#### Work item
Scan the entries below for the word "RAGGED" and copy every line in which it occurs.

#### Provided material
=== Section Start ===

#define G_DPP(g) (std::remove_reference<decltype(g)>::type::kDppT && (g).dpp)
template <typename T, int LG, int MODE, bool RAGGED, int V = 16, int CI = 0, int SG = SG_ALL, class Ctx>
SSF_HD void col_body(Ctx &ctx, const ColArgs<T> &a) {
    constexpr int H = V / 2;
    constexpr int kCI = CI > 0 ? CI : 1;
    constexpr bool kMk = MODE == CM_MK;
    constexpr bool kgH = (SG & SG_H) != 0, kgADV = (SG & SG_ADV) != 0, kgFIN = (SG & SG_FIN) != 0, kgRARE = (SG & SG_RARE) != 0;
    constexpr bool kFwd = !kMk || kgH || kgADV || kgRARE;
    bool do_inv = false, do_fwd = false;
    int op = -1;
    bool final_ = false, more = false, exact0 = true, sparse = false, paired = false;
    struct { int state, it, cur, pcur; double z, hz; } c{};
    double *red = (double *)ctx.lds;
    ctx.mark(0);
    ColGeom<T, LG, Ctx, RAGGED, V> g(ctx, a);
    cx<T> v[V];
#if SSF_SPEC_G
    if (kMk) {
#pragma unroll
        for (int q = 0; q < V; ++q) {
            v[q] = g.ld(a.G, g.rowbase + g.freq_off(q));
            if ((q & 3) == 3) ctx.issue_fence();
        }
    }
#endif
    if (kMk) {
        MkColStage st;
        mk_col_stage(ctx, a, st, SG);
        do_inv = st.do_inv;
        do_fwd = kFwd && st.do_fwd;
        final_ = kgFIN && (!kgADV || st.final_);
        more = st.more;
        exact0 = st.exact0;
        sparse = st.sparse;
        paired = kgFIN && st.paired;
        op = st.op;
        c.state = st.c.state;
        c.it = st.c.it;
        c.cur = st.c.cur;
        c.pcur = st.c.pcur;
        c.z = st.c.z;
        c.hz = st.c.hz;
        if (op < 0) return;
    } else {
        do_inv = MODE == CM_NLSE_STEP || MODE == CM_NLSE_LAST || MODE == CM_PLAIN_INV;
        do_fwd = MODE == CM_NLSE_STEP || MODE == CM_NLSE_FIRST || MODE == CM_PLAIN_FWD;
    }

    const PassPlan &p = g.p;
    cx<T> *lds = CI > 0 ? (cx<T> *)ctx.lds + (size_t)g.pol * CI * lds_slots_per_fft(p.L) + g.c
                        : (cx<T> *)ctx.lds + (size_t)(g.pol * g.C + g.c) * lds_col_stride(p.L, g.C, (int)sizeof(cx<T>));

    cx<T> *Tcur = a.T0, *Tnew = a.T1;
    T *Pcur = a.P, *Palt = a.P;
    if (kMk) {
        Tcur = c.cur ? a.T1 : a.T0;
        Tnew = c.cur ? a.T0 : a.T1;
        const long long psz = g.N * a.ngroups;
        Pcur = a.P + (c.pcur ? psz : 0);
        Palt = a.P + (c.pcur ? 0 : psz);
    }

    TwSrc<T> tws;
    GTw gtw;
    cx<T> e_pre{};
    if (do_inv) {
        if (!(kMk && SSF_SPEC_G)) {
            auto load_spectrum = [&](const cx<T> *Gin) {
#pragma unroll
                for (int q = 0; q < V; ++q) {
                    v[q] = g.ld(Gin, g.rowbase + g.freq_off(q));
#if SSF_LOAD_ORDER
                    if ((q & 3) == 3) ctx.issue_fence();
#endif
                }
            };
            if constexpr (kMk && kgFIN) load_spectrum(paired ? Tnew : a.G);
            else load_spectrum(a.G);
        }
        if (kMk && (kgADV || kgFIN) && op == 2 && c.it == 0 && !exact0 && lim0_bound_sample<V>(0, g.b)) e_pre = g.ld(Tcur, g.rowbase + g.time_off(0));
        ctx.mark(1);
        if (a.prio) ctx.template setprio<3>();
        global_twiddle<+1, RAGGED>(g, a.log2N1 + a.log2N2, v, gtw);
        fft_dif<+1, V, false, kCI>(ctx, p, g.b, v, lds, tws);
        ctx.mark(2);
        if (a.prio) ctx.template setprio<2>();
    } else if (kMk && !kgRARE) {
    } else if (!(kMk && op == 3)) {
        const cx<T> *src = kMk && op == 4 ? a.Ehd : Tcur;
#pragma unroll
        for (int idx = 0; idx < V; ++idx) v[idx] = g.ld(src, g.rowbase + g.time_off(idx));
    }

    if (MODE == CM_NLSE_STEP) {
#pragma unroll
        for (int idx = 0; idx < V; ++idx) v[idx] = v[idx] * cis_t<T>(a.g_hz * norm2(v[idx]));
    } else if (MODE == CM_NLSE_LAST || MODE == CM_PLAIN_INV) {
#pragma unroll
        for (int idx = 0; idx < V; ++idx) g.st(a.T0, g.rowbase + g.time_off(idx), v[idx]);
    } else if (kMk) {
        const T shz = (T)(a.k.sgn * c.hz), c8g = (T)a.k.c8g;
        cx<T> *shC = (cx<T> *)(ctx.lds + 2 * V * (size_t)g.half * sizeof(T));
        if (kgRARE && op == 0) {
            mk_step_start(ctx, g, a, v, Pcur, false);
        } else if (kgRARE && op == 4) {
        } else if ((kgH && op == 1) || (kgRARE && (op == 3 || op == 5))) {
            T ang[H];
#pragma unroll
            for (int j = 0; j < H; ++j) {
                const T pw = g.ld(Pcur, g.pbase + own_time_off(g, j));
                ang[j] = shz * (c8g * (pw + pw) / (T)2);
            }
#pragma unroll
            for (int idx = 0; idx < V; ++idx) {
                const long long t = g.time_off(idx);
                if (!kgRARE || op == 1) g.st(a.Ehd, g.rowbase + t, v[idx]);
                else {
                    if (op == 5) g.st(Tcur, g.rowbase + t, v[idx]);
                    v[idx] = g.ld(a.Ehd, g.rowbase + t);
                }
            }
            cx<T> rot[V];
            if (!G_DPP(g)) ctx.sync();
            pair_cis(ctx, g, ang, rot, shC);
#pragma unroll
            for (int idx = 0; idx < V; ++idx) v[idx] = v[idx] * rot[idx];
            ctx.sync();
        } else if (kgADV || kgFIN) {
            double n0 = 0, d0 = 0, n1 = 0, d1 = 0, psum = 0;
            if (c.it == 0) {
                cx<T> e[V];
                if (exact0) {
#pragma unroll
                    for (int idx = 0; idx < V; ++idx) e[idx] = g.ld(Tcur, g.rowbase + g.time_off(idx));
                } else e[0] = e_pre;
#pragma unroll
                for (int idx = 0; idx < V; ++idx) {
                    if (exact0 || lim0_bound_sample<V>(idx, g.b)) {
                        const double dr = (double)v[idx].re - (double)e[idx].re, di = (double)v[idx].im - (double)e[idx].im;
                        n0 += dr * dr + di * di;
                        d0 += (double)e[idx].re * e[idx].re + (double)e[idx].im * e[idx].im;
                    }
                }
            }
            if (final_) {
#pragma unroll
                for (int idx = 0; idx < V; ++idx)
                    if (!sparse || lim0_bound_sample<V>(idx, g.b)) g.st(Tnew, g.rowbase + g.time_off(idx), v[idx]);
            } else if (kgADV) {
                if (G_DPP(g)) mk_advance_dpp(ctx, g, a, v, Pcur, shz, c.it == 0, n1, d1, psum);
                else mk_advance(ctx, g, a, v, Pcur, shz, c.it == 0, n1, d1, psum);
                if (!exact0) d0 = psum;
            }
            if (c.it == 0) {
                block_sum2(ctx, n0, d0, red);
                if (ctx.tid == 0) {
                    a.pnum0[ctx.bid] = n0;
                    a.pden0[ctx.bid] = d0;
                }
            }
            if (!final_) {
                block_sum2(ctx, n1, d1, red);
                if (ctx.tid == 0) {
                    a.pnum[ctx.bid] = n1;
                    a.pden[ctx.bid] = d1;
                }
                ctx.sync();
            } else if (more) {
                mk_step_start(ctx, g, a, v, Palt, true);
            }
        }
    }

    ctx.mark(3);
    if (a.prio) ctx.template setprio<1>();
    if (kFwd && do_fwd) {
        if (!kMk && do_inv) ctx.sync();
        fft_dit<-1, V, false, kCI>(ctx, p, g.b, v, lds, tws);
        global_twiddle<-1, RAGGED>(g, a.log2N1 + a.log2N2, v, gtw);
        ctx.mark(4);
        if (a.prio) ctx.template setprio<0>();
#pragma unroll
        for (int q = 0; q < V; ++q) g.st(a.G, g.rowbase + g.freq_off(q), v[q]);
        ctx.mark(5);
        ctx.flush(do_inv ? 0 : 1);
    }
}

=== Section End ===

#### Written solution
template <typename T, int LG, int MODE, bool RAGGED, int V = 16, int CI = 0, int SG = SG_ALL, class Ctx>
    ColGeom<T, LG, Ctx, RAGGED, V> g(ctx, a);
        global_twiddle<+1, RAGGED>(g, a.log2N1 + a.log2N2, v, gtw);
        global_twiddle<-1, RAGGED>(g, a.log2N1 + a.log2N2, v, gtw);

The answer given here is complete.